What Bell failed to realize, or chose not to see, was that for many deaf people, the nineteenth century was far from a time of solitude. The first school for deaf people in America was founded in 1817 by Laurent Clerc and Thomas Gallaudet in what has become an origin myth for the American Deaf community. In the U.K., where I’m from, numerous schools for deaf people opened across the country throughout the 1800s, as well as across Europe more widely. These schools primarily used signed languages as the language of instruction. This was a time of emergence for Deaf culture as deaf people came together, in large numbers, for the first time. As the century rolled on, Deaf churches, Deaf associations, and Deaf newspapers were founded. When I started researching A Sign of Her Own, I was fascinated by these networks and connections. The more I looked, the more instances I found. In 1886, for example, an amateur Deaf theater group in London staged a performance of Hamlet in sign language for an audience of 600. Bell himself learned some sign language when visiting the larger schools in the States, so he would have been aware of this growing sense of collective consciousness amongst deaf people.

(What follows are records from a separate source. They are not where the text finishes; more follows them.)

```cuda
template <int NT>
__device__ __forceinline__ void poa_msa_body(const BatchArgs &A) {
    extern __shared__ __align__(16) unsigned char dyn_smem[];
    __shared__ KShared S;
    __shared__ uint4 qsm[NT];
    const int tid = threadIdx.x;
    int *ws = &S.wF[0][0][0];
    if (tid == 0) { const int slot = blockIdx.x; slot_views(A.lay, A.slots + (int64_t)slot * A.lay.slot_bytes, A.planes + (int64_t)slot * A.lay.plane_cap, S.g, S.rt, S.d); }
    for (int k = tid; k < 40; k += blockDim.x) S.smat[k] = (k & 7) < 5 ? A.P.mat[(k >> 3) * 5 + (k & 7)] : 0;
    unsigned long long t_last = A.phase_clk ? clock64() : 0ULL, t_start = t_last;
    __syncthreads();

    while (true) {
        if (tid == 0) {
            const int k = atomicAdd(A.next_job, 1);
            int j = -1;
            if (k < A.n_jobs) j = A.job_base + k;
            S.job = j;
        }
        __syncthreads();
        const int job = S.job;
        if (job < 0) break;
        const JobDesc jd = A.jobs[job];
        const int K = jd.n_seq;
        const int *lens = A.lens + jd.len_off;
        const int64_t *soff = A.soff + jd.len_off;
        const uint8_t *seqs = A.seqs + jd.seq_off;
        if (tid == 0) { graph_reset(S.g, K); S.abort_s = 0; }
        __syncthreads();
        const int *const order = A.order + jd.len_off;
        if (tid == 0 && A.gt_status[job]) S.g.err = JOB_ERR_GT_CAP;
        __syncthreads();
        long long cells = 0;
        for (int a = 0; a < K && !S.g.err; ++a) {
            const int read = order[a], L = lens[read];
            const uint8_t *q = seqs + soff[read];
            if (a == 0) {
                if (A.serial_phases) { if (tid == 0) graph_add_first_sequence(S.g, q, L, read); }
                else cta_add_first_sequence(S.g, q, L, read);
                PHASE_TICK(PH_FUSE);
            } else {
                long long c = -2;
                if (L + 1 <= CPT * (int)blockDim.x) c = dp_sweep<NT>(S, A, q, L, qsm, (unsigned)__cvta_generic_to_shared(dyn_smem));
                if (c < 0) { if (tid == 0) S.g.err = c == -2 ? JOB_ERR_QUERY_LEN : JOB_ERR_PLANE_CAP; c = 0; }
                cells += c;
                __syncthreads();
                PHASE_TICK(PH_DP);
                if (A.serial_phases) { if (tid == 0 && !S.g.err) { dp_best_cell(S.g, S.rt, S.d, A.P, L); dp_backtrack(S.g, S.rt, S.d, A.P, q, L); } }
                else if (tid < 32 && !S.g.err) warp_backtrack(S.g, S.rt, S.d, A.P, S.smat, q, L);
                PHASE_TICK(PH_BACKTRACK);
                __syncthreads();
                if (A.serial_phases) { if (tid == 0 && !S.g.err) graph_fuse_alignment(S.g, q, S.d.cigar, S.d.n_cigar, read); }
                else if (!S.g.err) cta_fuse_alignment(S.g, q, L, S.d.cigar, S.d.n_cigar, read, ws, dyn_smem, A.scratch_bytes);
                PHASE_TICK(PH_FUSE);
            }
            __syncthreads();
            if (S.g.err) break;
            if (A.serial_phases) { if (tid == 0) graph_topo_sort_serial(S.g, S.rt); __syncthreads(); }
            else cta_topo_sort(S.g, S.rt, dyn_smem, A.scratch_bytes, ws, A.bfs_order == 0);
            PHASE_TICK(PH_TOPO);
            if (S.g.err) break;
        }
        __syncthreads();
        if (!S.g.err) {
            if (A.serial_phases) { if (tid == 0) S.msa_len_s = graph_msa_rank(S.g); __syncthreads(); }
            else cta_msa_rank(S.g, dyn_smem, A.scratch_bytes, ws, &S.msa_len_s);
            if (tid == 0 && !S.g.err && S.msa_len_s > jd.msa_stride) S.g.err = JOB_ERR_MSA_CAP;
        }
        __syncthreads();
        if (!S.g.err) {
            const int ml = S.msa_len_s;
            uint8_t *msa = A.msa + jd.msa_off;
            for (int64_t i = tid; i < (int64_t)K * ml; i += blockDim.x) msa[(i / ml) * jd.msa_stride + (i % ml)] = GAP_CODE;
            __syncthreads();
            for (int v = 2 + tid; v < S.g.node_n; v += blockDim.x) graph_msa_fill_node(S.g, v, msa, jd.msa_stride);
        }
        __syncthreads();
        if (tid == 0) { A.status[job] = S.g.err; A.msa_len[job] = S.g.err ? 0 : S.msa_len_s; A.cells[job] = cells; }
        PHASE_TICK(PH_MSA);
        __syncthreads();
    }
    if (A.phase_clk && tid == 0) A.phase_clk[(size_t)blockIdx.x * PH_N + PH_TOTAL] += clock64() - t_start;
}

extern "C" __global__ void __launch_bounds__(32, 16) poa_msa_kernel_t32(const BatchArgs A) { poa_msa_body<32>(A); }
extern "C" __global__ void __launch_bounds__(64, 8) poa_msa_kernel_t64(const BatchArgs A) { poa_msa_body<64>(A); }
#ifndef BARB200_T128_MINB
#define BARB200_T128_MINB 4
#endif
extern "C" __global__ void __launch_bounds__(128, BARB200_T128_MINB) poa_msa_kernel_t128(const BatchArgs A) { poa_msa_body<128>(A); }
extern "C" __global__ void __launch_bounds__(256, 2) poa_msa_kernel_t256(const BatchArgs A) { poa_msa_body<256>(A); }
extern "C" __global__ void __launch_bounds__(640, 1) poa_msa_kernel_t640(const BatchArgs A) { poa_msa_body<640>(A); }
extern "C" __global__ void __launch_bounds__(1024, 1) poa_msa_kernel_t1024(const BatchArgs A) { poa_msa_body<1024>(A); }

}
```

### cactus_b200/csrc/poa_types.h

```cpp
#pragma once
#include <stdint.h>

#if defined(__CUDACC__)
#define HD __host__ __device__ __forceinline__
#else
#define HD inline
#endif

#if defined(__CUDA_ARCH__)
#define GT_THREADS(tid, T) for (int tid = (int)threadIdx.x, _gt_once = 1; _gt_once; _gt_once = 0)
#define GT_SYNC() __syncthreads()
#else
#define GT_THREADS(tid, T) for (int tid = 0; tid < (T); ++tid)
#define GT_SYNC() ((void)0)
#endif

namespace barb200 {

constexpr int SRC_ID = 0;
constexpr int SINK_ID = 1;
constexpr int GAP_CODE = 5;

constexpr int OP_M = 0x1, OP_E1 = 0x2, OP_E2 = 0x4, OP_E = 0x6, OP_F1 = 0x8, OP_F2 = 0x10, OP_F = 0x18, OP_ALL = 0x1f;
constexpr int CMATCH = 0, CINS = 1, CDEL = 2;

enum JobStatus : int {
    JOB_OK = 0,
    JOB_ERR_NODE_CAP = 1,
    JOB_ERR_EDGE_CAP = 2,
    JOB_ERR_PLANE_CAP = 3,
    JOB_ERR_CIGAR_CAP = 4,
    JOB_ERR_MSA_CAP = 5,
    JOB_ERR_TOPO = 6,
    JOB_ERR_BACKTRACK = 7,
    JOB_ERR_ALIGNED_CAP = 8,
    JOB_ERR_QUERY_LEN = 9,
    JOB_ERR_GT_CAP = 10
};

struct PoaParams {
    int mat[25];
    int o1, e1, o2, e2;
    int wb; float wf;
    int max_mat, min_mis;
    int inf_min;
};

struct JobDesc {
    int n_seq;
    int64_t seq_off;
    int64_t len_off;
    int64_t msa_off;
    int msa_stride;
    int progressive;
};

struct Graph {
    int node_n, node_cap;
    int W;
    int in_used, in_pool, out_used, out_pool;
    int err;
    uint8_t *base;
    uint8_t *aln_n;
    int *aln_id;
    int *in_off, *in_n, *in_cap;
    int *out_off, *out_n, *out_cap;
    int *in_id, *in_w;
    int *out_id, *out_w;
    uint64_t *out_rid;
    int *index_to_node, *node_to_index;
    int *remain;
    int *msa_rank;
    int *tmp0, *tmp1;
};

struct alignas(16) RowRec {
    int base_npre;
    int rd;
    int pre_off;
    int pre0;
};
struct RowTables {
    RowRec *rec;
    int *pre_row;
};

struct alignas(16) RowInfo {
    int beg, end;
    int left, right;
};

constexpr int CPT = 16;
constexpr int E_NEG16 = 0xffff;
struct DpState {
    int *planes; int64_t plane_cap;
    int64_t *row_off;
    RowInfo *info;
    uint64_t *cigar; int n_cigar, cigar_cap;
    int best_i, best_j, best_score;
    int *fc;
    int fc_cap, fc_row, fc_hi;
};

constexpr int TB = 2 * CPT;
constexpr int CHUNK = 4;
HD int row_t0(int beg) { return (beg / CPT) & ~1; }
HD int row_blocks(int beg, int end) { return ((end / CPT - row_t0(beg)) | 1) + 1; }
HD int64_t chunk_index(int nblk, int b, int c) { return ((int64_t)c * nblk + b) * CHUNK; }
HD int64_t plane_index(int beg, int end, int plane, int j) {
    return chunk_index(row_blocks(beg, end), j / CPT - row_t0(beg), plane * (CPT / CHUNK) + j % CPT / CHUNK) + j % CHUNK;
}
HD int64_t row_ints(int beg, int end) { return (int64_t)TB * row_blocks(beg, end); }
HD int e_decode(int h, int code, int inf_min) { return code == E_NEG16 ? inf_min : h - code; }
HD int e_encode(int h, int e) { const int d = h - e; return (d >= 0 && d < E_NEG16) ? d : E_NEG16; }

HD int imax(int a, int b) { return a > b ? a : b; }
HD int imin(int a, int b) { return a < b ? a : b; }

inline PoaParams poa_params(const int mat[25], int o1, int e1, int o2, int e2, int wb, float wf) {
    PoaParams P;
    P.o1 = o1; P.e1 = e1; P.o2 = o2; P.e2 = e2; P.wb = wb; P.wf = wf;
    P.max_mat = 0; P.min_mis = 0;
    for (int i = 0; i < 25; ++i) { P.mat[i] = mat[i]; P.max_mat = imax(P.max_mat, mat[i]); P.min_mis = imax(P.min_mis, -mat[i]); }
    P.inf_min = imax(imax(INT32_MIN + P.min_mis, INT32_MIN + o1 + e1), INT32_MIN + o2 + e2) + 512 * imax(e1, e2);
    return P;
}

}
```

Baseline: 264.3.

## Merge row max/argmax into first barrier phase, dropping second per-row syncthreads

Moves the per-warp row max and argmax reduction, plus the warp boundary H publish, from after pass2 to before the first __syncthreads, computing them on pass1 H values. The boundary H value is then fixed up with the F prefix by lane 0 after the barrier. This removes one block-wide barrier per DP row. The risk is that max/argmax are now taken on pre-F H values, which could be incorrect where the F gap term raises H, and the left-boundary fixup adds a shared-memory dependence between warps.

```diff
diff --git a/cactus_b200/csrc/poa_kernel.cu b/cactus_b200/csrc/poa_kernel.cu
--- a/cactus_b200/csrc/poa_kernel.cu
+++ b/cactus_b200/csrc/poa_kernel.cu
@@ -84,7 +84,7 @@
 
 template <int MODE, int RING_NT>
 __device__ __forceinline__ void row_pass2(int (&H)[CPT], int (&E1)[CPT], int (&E2)[CPT], int F1, int F2, int j0, int beg, int end, int NEG,
-                                          int e1, int e2, int oe1, int oe2, int *tp, int64_t cs, unsigned rs, int &tmax) {
+                                          int e1, int e2, int oe1, int oe2, int *tp, int64_t cs, unsigned rs) {
 #pragma unroll
     for (int oc = 0; oc < CPT / CHUNK; ++oc) {
         int dd[CHUNK];
@@ -104,7 +104,6 @@
             }
             H[e] = h; E1[e] = x1; E2[e] = x2;
             dd[u] = __byte_perm(h - x1, h - x2, 0x5410);
-            tmax = max(tmax, h);
         }
         st4(tp + oc * cs, H[oc * CHUNK], H[oc * CHUNK + 1], H[oc * CHUNK + 2], H[oc * CHUNK + 3]);
         st4(tp + (CPT / CHUNK + oc) * cs, dd[0], dd[1], dd[2], dd[3]);
@@ -113,6 +112,17 @@
             sts4(rs + (CPT / CHUNK + oc) * RING_NT * 16, dd[0], dd[1], dd[2], dd[3]);
         }
     }
+}
+
+template <bool MASK_RIGHT>
+__device__ __forceinline__ int row_prefmax(const int (&H)[CPT], int j0, int end, int NEG) {
+    int h[CPT];
+#pragma unroll
+    for (int e = 0; e < CPT; ++e) h[e] = !MASK_RIGHT || j0 + e <= end ? H[e] : NEG;
+    int m = __vimax3_s32(h[0], h[1], h[2]);
+#pragma unroll
+    for (int e = 3; e + 1 < CPT; e += 2) m = __vimax3_s32(m, h[e], h[e + 1]);
+    return max(m, h[CPT - 1]);
 }
 
 template <bool MASKED>
@@ -240,6 +250,7 @@
 
         const int id1 = NEG + beg * e1 + P.o1, id2 = NEG + beg * e2 + P.o2;
         int agg1 = id1, agg2 = id2;
+        int tmax = INT32_MIN;
         if (active) {
             if (has_prev && prev_active) {
 #pragma unroll
@@ -284,46 +295,49 @@
             const uint32_t qo[4] = {q4.x + qadd, q4.y + qadd, q4.z + qadd, q4.w + qadd};
             if (wmode != 1) row_pass1<false>(H, E1, E2, smat_s, qo, j0, beg, end, NEG, e1, e2, agg1, agg2);
             else row_pass1<true>(H, E1, E2, smat_s, qo, j0, beg, end, NEG, e1, e2, agg1, agg2);
+            tmax = row_prefmax<false>(H, j0, end, NEG);
+            if (wmode == 2) tmax = row_prefmax<true>(H, j0, end, NEG);
+        }
+        {
+            const int wmax = __reduce_max_sync(FULL, tmax);
+            int tleft = 0x7fffffff, tright = -1;
+            if (active && tmax == wmax) {
+                if (wmode == 0) row_argmax<false>(H, wmax, j0, beg, end, tleft, tright); else row_argmax<true>(H, wmax, j0, beg, end, tleft, tright);
+            }
+            const int wl = __reduce_min_sync(FULL, tleft), wr = __reduce_max_sync(FULL, tright);
+            if (lane == 0) { S.wM[par][0][warp] = wmax; S.wM[par][1][warp] = wl; S.wM[par][2][warp] = wr; }
+            if (lane == 31) S.wM[par][3][warp] = H[CPT - 1];
         }
         int inc1 = agg1, inc2 = agg2;
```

Nonetheless, he concluded that lipreading and speech were the preferred routes for the deaf child.

Bell’s concerns about deaf people’s education reflect mainstream anxieties emerging in the second half of the century. Some of these anxieties can be seen as a reaction to deaf people’s lack of solitude; in their preference to associate with each other. In the States, deaf people’s “difference” became embroiled in alarmist views over a perceived increase in immigration and what this meant for national culture and identity. Anxieties also arose in light of Darwin’s new theory of evolution, and what distinguished humans from primates. In an era increasingly concerned with progress, the oralists decreed speech to be the chief attainment of human evolution. Bell was also interested in the early eugenics of the time and wrote a paper warning that deaf people’s association with each other would lead to a “deaf race.” Though he later backtracked on some of his public recommendations that deaf people shouldn’t intermarry, he remained involved in eugenics committees and continued to campaign for speech training as the route by which deaf people would learn to socialize with hearing people, meaning they would be less likely to associate with one another.